To analyze your competition, list real alternatives, compare their offer and proof, check prices and reviews, look at where they win visibility, and turn the pattern into one practical action for your own business.
What you need before you start
- Your main product or service, written in plain words.
- A customer type you care about, such as first-time visitors, local families, online shoppers, or repeat clients.
- Three to seven competitors customers could realistically choose.
- A place to capture notes: spreadsheet, notebook, or the worksheet table on this page.
- Thirty focused minutes. The goal is useful direction, not a perfect market study.
Step-by-step process
- 01
Choose the competitor set
Include direct competitors, cheaper substitutes, premium alternatives, and at least one business that wins attention even if its offer is not identical.
- 02
Record the customer-facing promise
Write down the headline, offer, guarantee, review proof, and any reason a busy customer would believe them.
- 03
Compare the money question
Capture visible prices, starting prices, packages, discounts, fees, financing, delivery costs, and cancellation rules. If prices are hidden, note what the business asks customers to do next.
- 04
Read reviews for repeated language
Look for phrases customers repeat. Praise shows what matters. Complaints show gaps you can avoid or turn into a strength.
- 05
Check visibility and convenience
Search the main buying terms, look at maps, category pages, ads, social profiles, product pages, booking flows, and how easy it is to contact or buy.
- 06
Decide what to improve
Choose one action: clarify your positioning, adjust an offer, add proof, test a price package, improve a landing page, or start a simple tracking habit.
Simple competitor comparison worksheet
Fill one row per competitor. Keep notes short enough that the pattern is obvious at a glance.

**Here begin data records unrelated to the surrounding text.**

template <typename T, int NI, int NO, bool HAS_PW, int S, bool GROUP, bool W3, bool RUNS>
__device__ __forceinline__ void scatter_wc_body(
    const GridDesc<NO>& gd, const TileGeom<NO>& tg, int64_t P, int64_t chunk, const T* __restrict__ points,
    const T* __restrict__ pw, const T* __restrict__ rot, const T* __restrict__ trans, int64_t b0,
    int nb, const uint32_t* __restrict__ prefix, const uint32_t* __restrict__ tile_start,
    RecT<T, W3>* __restrict__ rec, uint32_t* __restrict__ slot_of, uint16_t* __restrict__ run_lp,
    T* __restrict__ ds_dpoints, T* __restrict__ ds_dpw, int zero_dropped, uint32_t* __restrict__ maxpw,
    int fused_scan, const TileScanArgs& ts) {
    const unsigned n_slices = fused_scan ? gridDim.x - 1u : gridDim.x;
    if (fused_scan && blockIdx.x == n_slices) {
        tilescan_body(ts.totals, ts.NT, ts.cap, ts.tile_start, ts.items, ts.n_items, ts.tile_parts,
                      ts.tile_slab, ts.split_list, ts.n_split, ts.hdr, ts.hdr_out, ts.rot,
                      ts.rot_words, ts.trans, ts.trans_words, ts.nonzero_bins, ts.nblk);
        return;
    }
    static_assert(!(W3 && HAS_PW), "compact records carry no point weight");
    static_assert(!RUNS || (!GROUP && !W3 && S <= 65536), "the sorted map: one pose, 4-word records, uint16 owners");
    constexpr int PPT = S / kWcThreads;
    uint32_t wkey = 0;
    if (!GROUP) nb = 1;
    const int NT = tg.NT, NTe = NT * nb;
    const uint32_t Pe = (uint32_t)(P * nb);
    extern __shared__ uint32_t dyn[];
    uint32_t* cursor = dyn;
    uint32_t* lhist = dyn + NTe;
    __shared__ RecT<T, W3> recs[S];
    __shared__ uint32_t dest[S];
    __shared__ uint16_t lpos[RUNS ? S : 1];
    uint32_t* const wsum = dest;
    static_assert(S >= kWcThreads / kWave, "wave sums fit");
    const unsigned slice = xcd_slice(blockIdx.x, n_slices);
    const uint32_t* row = prefix + (size_t)slice * NTe;
    constexpr int kMaxBpt = 4096 / kWcThreads;
    const int lane = threadIdx.x & (kWave - 1), wave = threadIdx.x / kWave;
    if (fused_scan) {
        const int bpe = (NTe + kWcThreads - 1) / kWcThreads;
        const int e0 = threadIdx.x * bpe;
        uint32_t c[kMaxBpt], rw[kMaxBpt], sum = 0;
#pragma unroll
        for (int q = 0; q < kMaxBpt; ++q) {
            const int i = e0 + q;
            const bool in = q < bpe && i < NTe;
            c[q] = in ? ts.totals[i] : 0u;
            rw[q] = in ? row[i] : 0u;
            sum += c[q];
        }
        uint32_t incl = sum;
#pragma unroll
        for (int o = 1; o < kWave; o <<= 1) {
            const uint32_t v = __shfl_up(incl, o, kWave);
            if (lane >= o) incl += v;
        }
        if (lane == kWave - 1) wsum[wave] = incl;
        __syncthreads();
        uint32_t run = incl - sum;
        for (int wv = 0; wv < wave; ++wv) run += wsum[wv];
#pragma unroll
        for (int q = 0; q < kMaxBpt; ++q) {
            const int i = e0 + q;
            if (q < bpe && i < NTe) cursor[i] = run + rw[q];
            run += c[q];
        }
    } else {
        for (int i = threadIdx.x; i < NTe; i += kWcThreads) cursor[i] = tile_start[i] + row[i];
    }
    for (int i = threadIdx.x; i < NT; i += kWcThreads) lhist[i] = 0;
    __syncthreads();
    const int64_t lo = (int64_t)slice * chunk;
    const int64_t hi = (lo + chunk < P) ? lo + chunk : P;
    const int bpt = (NT + kWcThreads - 1) / kWcThreads;
    const int bin0 = threadIdx.x * bpt;
    if (lo >= hi) return;
    constexpr bool kPrefetch = !GROUP;
    auto load_sub = [&](int64_t sbase, T (&dp)[PPT][NI], T (&dw)[PPT]) {
        const int64_t left = hi - sbase;
        const uint32_t n = left >= S ? (uint32_t)S : (left > 0 ? (uint32_t)left : 0u);
        const T* const pb = points + (n ? sbase : hi - 1) * NI;
        const T* const wb = HAS_PW ? pw + (n ? sbase : hi - 1) : nullptr;
#pragma unroll
        for (int k = 0; k < PPT; ++k) {
            const uint32_t lp = threadIdx.x + (uint32_t)k * kWcThreads;
            const uint32_t ll = n ? (lp < n ? lp : n - 1) : 0u;
            load_point<T, NI>(pb, (int64_t)ll, dp[k]);
            dw[k] = HAS_PW ? wb[ll] : T(1);
        }
    };
    T nxt_pt[kPrefetch ? PPT : 1][NI], nxt_w[kPrefetch ? PPT : 1];
    if constexpr (kPrefetch) load_sub(lo, nxt_pt, nxt_w);
    for (int64_t base = lo; base < hi; base += S) {
        const uint32_t nloc = (uint32_t)((hi - base < S) ? hi - base : S);
        T pt[PPT][NI], w[PPT];
        if constexpr (kPrefetch) {
#pragma unroll
            for (int k = 0; k < PPT; ++k) {
#pragma unroll
                for (int j = 0; j < NI; ++j) pt[k][j] = nxt_pt[k][j];
                w[k] = nxt_w[k];
            }
            load_sub(base + S, nxt_pt, nxt_w);
        } else {
            load_sub(base, pt, w);
        }
        for (int jp = 0; jp < (GROUP ? nb : 1); ++jp) {
            const Pose<T, NI, NO> ps = load_pose<T, NI, NO>(rot, trans, nullptr, b0 + jp);
            uint32_t* cur = cursor + jp * NT;
            uint32_t* const slot_b = slot_of ? slot_of + (size_t)jp * P + base : (uint32_t*)nullptr;
            int tile[PPT];
            uint32_t lrank[PPT];
#pragma unroll
            for (int k = 0; k < PPT; ++k) {
                const uint32_t lp = threadIdx.x + (uint32_t)k * kWcThreads;
                int ref0[NO];
                T dlo[NO];
                bool valid = ref_and_deltas<T, NI, NO>(pt[k], ps, gd, ref0, dlo) && lp < nloc;
                tile[k] = valid ? primary_tile<NO>(ref0, tg) : -1;
                valid = tile[k] >= 0;
                lrank[k] = 0;
                if (valid) lrank[k] = atomicAdd(&lhist[tile[k]], 1u);
                if (HAS_PW && valid) wkey = wrange_merge(wkey, abs_key(w[k]));
            }
            lds_barrier();
            uint32_t cnt_sum = 0;
            uint32_t cnt[kMaxBpt];
#pragma unroll
            for (int q = 0; q < kMaxBpt; ++q) {
                const int i = bin0 + q;
                cnt[q] = (q < bpt && i < NT) ? lhist[i] : 0u;
                cnt_sum += cnt[q];
            }
            uint32_t incl = cnt_sum;
#pragma unroll
            for (int o = 1; o < kWave; o <<= 1) {
                const uint32_t v = __shfl_up(incl, o, kWave);
                if (lane >= o) incl += v;
            }
            if (lane == kWave - 1) wsum[wave] = incl;
            lds_barrier();
            uint32_t run = incl - cnt_sum;
            for (int wv = 0; wv < wave; ++wv) run += wsum[wv];
            uint32_t n_valid = 0;
#pragma unroll
            for (int wv = 0; wv < kWcThreads / kWave; ++wv) n_valid += wsum[wv];
#pragma unroll
            for (int q = 0; q < kMaxBpt; ++q) {
                const int i = bin0 + q;
                if (q < bpt && i < NT) lhist[i] = run;
                run += cnt[q];
            }
            lds_barrier();
#pragma unroll
            for (int k = 0; k < PPT; ++k) {
                const uint32_t lp = threadIdx.x + (uint32_t)k * kWcThreads;
                if (tile[k] >= 0) {
                    const uint32_t sidx = lhist[tile[k]] + lrank[k];
                    const uint32_t d = cur[tile[k]] + lrank[k];
                    RecT<T, W3> r;
#pragma unroll
                    for (int j = 0; j < 3; ++j) r.v[j] = (j < NI) ? pt[k][(j < NI) ? j : 0] : T(0);
                    if constexpr (!W3) r.v[3] = HAS_PW ? w[k] : idx_to_slot((uint32_t)base + lp, T(0));
                    recs[sidx] = r;
                    dest[sidx] = d;
                    if constexpr (RUNS) lpos[sidx] = (uint16_t)lp;
                    else if (slot_b) __builtin_nontemporal_store(d, &slot_b[lp]);
                } else if (lp < nloc) {
                    if (!RUNS && slot_b) __builtin_nontemporal_store(Pe, &slot_b[lp]);
                    if (zero_dropped) {
                        T* const dp_b = ds_dpoints + base * NI;
#pragma unroll
                        for (int j = 0; j < NI; ++j) dp_b[lp * NI + j] = T(0);
                        if (ds_dpw) (ds_dpw + base)[lp] = T(0);
                    }
                }
            }
            lds_barrier();
            if constexpr (RUNS) {
                uint16_t* const lp_b = run_lp + base;
                for (uint32_t i = threadIdx.x; i < nloc; i += kWcThreads) {
                    const bool owned = i < n_valid;
                    const uint32_t d = dest[i];
                    if (owned) {
                        rec[d] = recs[i];
                        __builtin_nontemporal_store(lpos[i], &lp_b[i]);
                    }
                    __builtin_nontemporal_store(owned ? d : kRunEnd, &slot_b[i]);
                }
            } else {
                for (uint32_t i = threadIdx.x; i < n_valid; i += kWcThreads) rec[dest[i]] = recs[i];
            }
#pragma unroll
            for (int q = 0; q < kMaxBpt; ++q) {
                const int i = bin0 + q;
                if (q < bpt && i < NT) {
                    cur[i] += cnt[q];
                    lhist[i] = 0;
                }
            }
            lds_barrier();
        }
    }
    if (HAS_PW) publish_max_abs(maxpw, wkey);
}
template <typename T, int NI, int NO, bool HAS_PW, int S, bool GROUP, bool W3>
__global__ __launch_bounds__(kWcThreads) void k_scatter_wc(
    GridDesc<NO> gd, TileGeom<NO> tg, int64_t P, int64_t chunk, const T* __restrict__ points,
    const T* __restrict__ pw, const T* __restrict__ rot, const T* __restrict__ trans, int64_t b0,
    int nb, const uint32_t* __restrict__ prefix, const uint32_t* __restrict__ tile_start,
    RecT<T, W3>* __restrict__ rec, uint32_t* __restrict__ slot_of, T* __restrict__ ds_dpoints,
    T* __restrict__ ds_dpw, int zero_dropped, uint32_t* __restrict__ maxpw, int fused_scan,
    TileScanArgs ts) {
    scatter_wc_body<T, NI, NO, HAS_PW, S, GROUP, W3, false>(gd, tg, P, chunk, points, pw, rot, trans, b0, nb, prefix,
                                                            tile_start, rec, slot_of, nullptr, ds_dpoints, ds_dpw,
                                                            zero_dropped, maxpw, fused_scan, ts);
}
template <typename T, int NI, int NO, bool HAS_PW, int S>
__global__ __launch_bounds__(kWcThreads) void k_scatter_wc_runs(
    GridDesc<NO> gd, TileGeom<NO> tg, int64_t P, int64_t chunk, const T* __restrict__ points,
    const T* __restrict__ pw, const T* __restrict__ rot, const T* __restrict__ trans, int64_t b0,
    const uint32_t* __restrict__ prefix, const uint32_t* __restrict__ tile_start, Rec4<T>* __restrict__ rec,
    uint32_t* __restrict__ run_slot, uint16_t* __restrict__ run_lp, uint32_t* __restrict__ maxpw, int fused_scan,
    TileScanArgs ts) {
    scatter_wc_body<T, NI, NO, HAS_PW, S, false, false, true>(gd, tg, P, chunk, points, pw, rot, trans, b0, 1, prefix,
                                                              tile_start, rec, run_slot, run_lp, nullptr, nullptr, 0,
                                                              maxpw, fused_scan, ts);
}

| Competitor | Why customers choose them | Price cue | Proof | Weak spot | Action for us |
|---|---|---|---|---|---|
| Competitor 1 | Fast booking and strong local reviews | Starts at $99 | 800+ reviews | Weak service detail | Clarify our service checklist |
| Competitor 2 | Premium positioning and before/after proof | Quote only | Case studies | Slow contact path | Add same-day callback promise |
| Competitor 3 | Low price and simple packages | 3 tiers | Discount offer | Mixed reviews | Show quality controls |
Filled example: neighborhood salon
A salon owner compares three nearby salons before deciding what to change on her booking page.
| Competitor | Customer pull | Review pattern | Website gap | Move to test |
|---|---|---|---|---|
| Glow Room | Balayage specialist | Praised for color consultation | Prices unclear | Publish starting prices and consultation steps |
| North Hair | Low-cost cuts | Fast and friendly | No stylist proof | Add stylist bios and recent work |
| Studio Vale | Premium experience | Loved for calm atmosphere | Hard to book mobile | Improve mobile booking and add reminder text |
Common mistakes
- Comparing yourself only with businesses that look exactly like yours.
- Copying competitor language before understanding why customers respond to it.
- Treating hidden pricing as missing data instead of a deliberate sales choice.
- Reading only five-star reviews and missing the complaints that reveal unmet demand.
- Ending with a long list of ideas instead of one change you can test this week.
What to do next
- Use the competitor analysis template to capture your first table.
- If money is the main concern, move to the pricing analysis page.
- If customers find you locally, run the local competitor analysis checklist.
- Pick one visible website, review, or offer improvement and set a date to review the result.
Turn the guide into a finished worksheet
Use the copyable table to record competitors, compare what matters, and pick one action without building a strategy deck.
Questions people ask
How many competitors should a small business analyze?
Start with three to seven. Fewer than three can hide patterns. More than seven usually slows the work without changing the decision.
Should I analyze big national brands?
Yes, if customers compare you with them. Mark them as indirect or substitute competitors so you do not treat their budget, staffing, or scale as your benchmark.
How often should I repeat competitor analysis?
Do a deeper pass when you launch or reposition, then run a light monthly check on pricing, reviews, offers, and search visibility.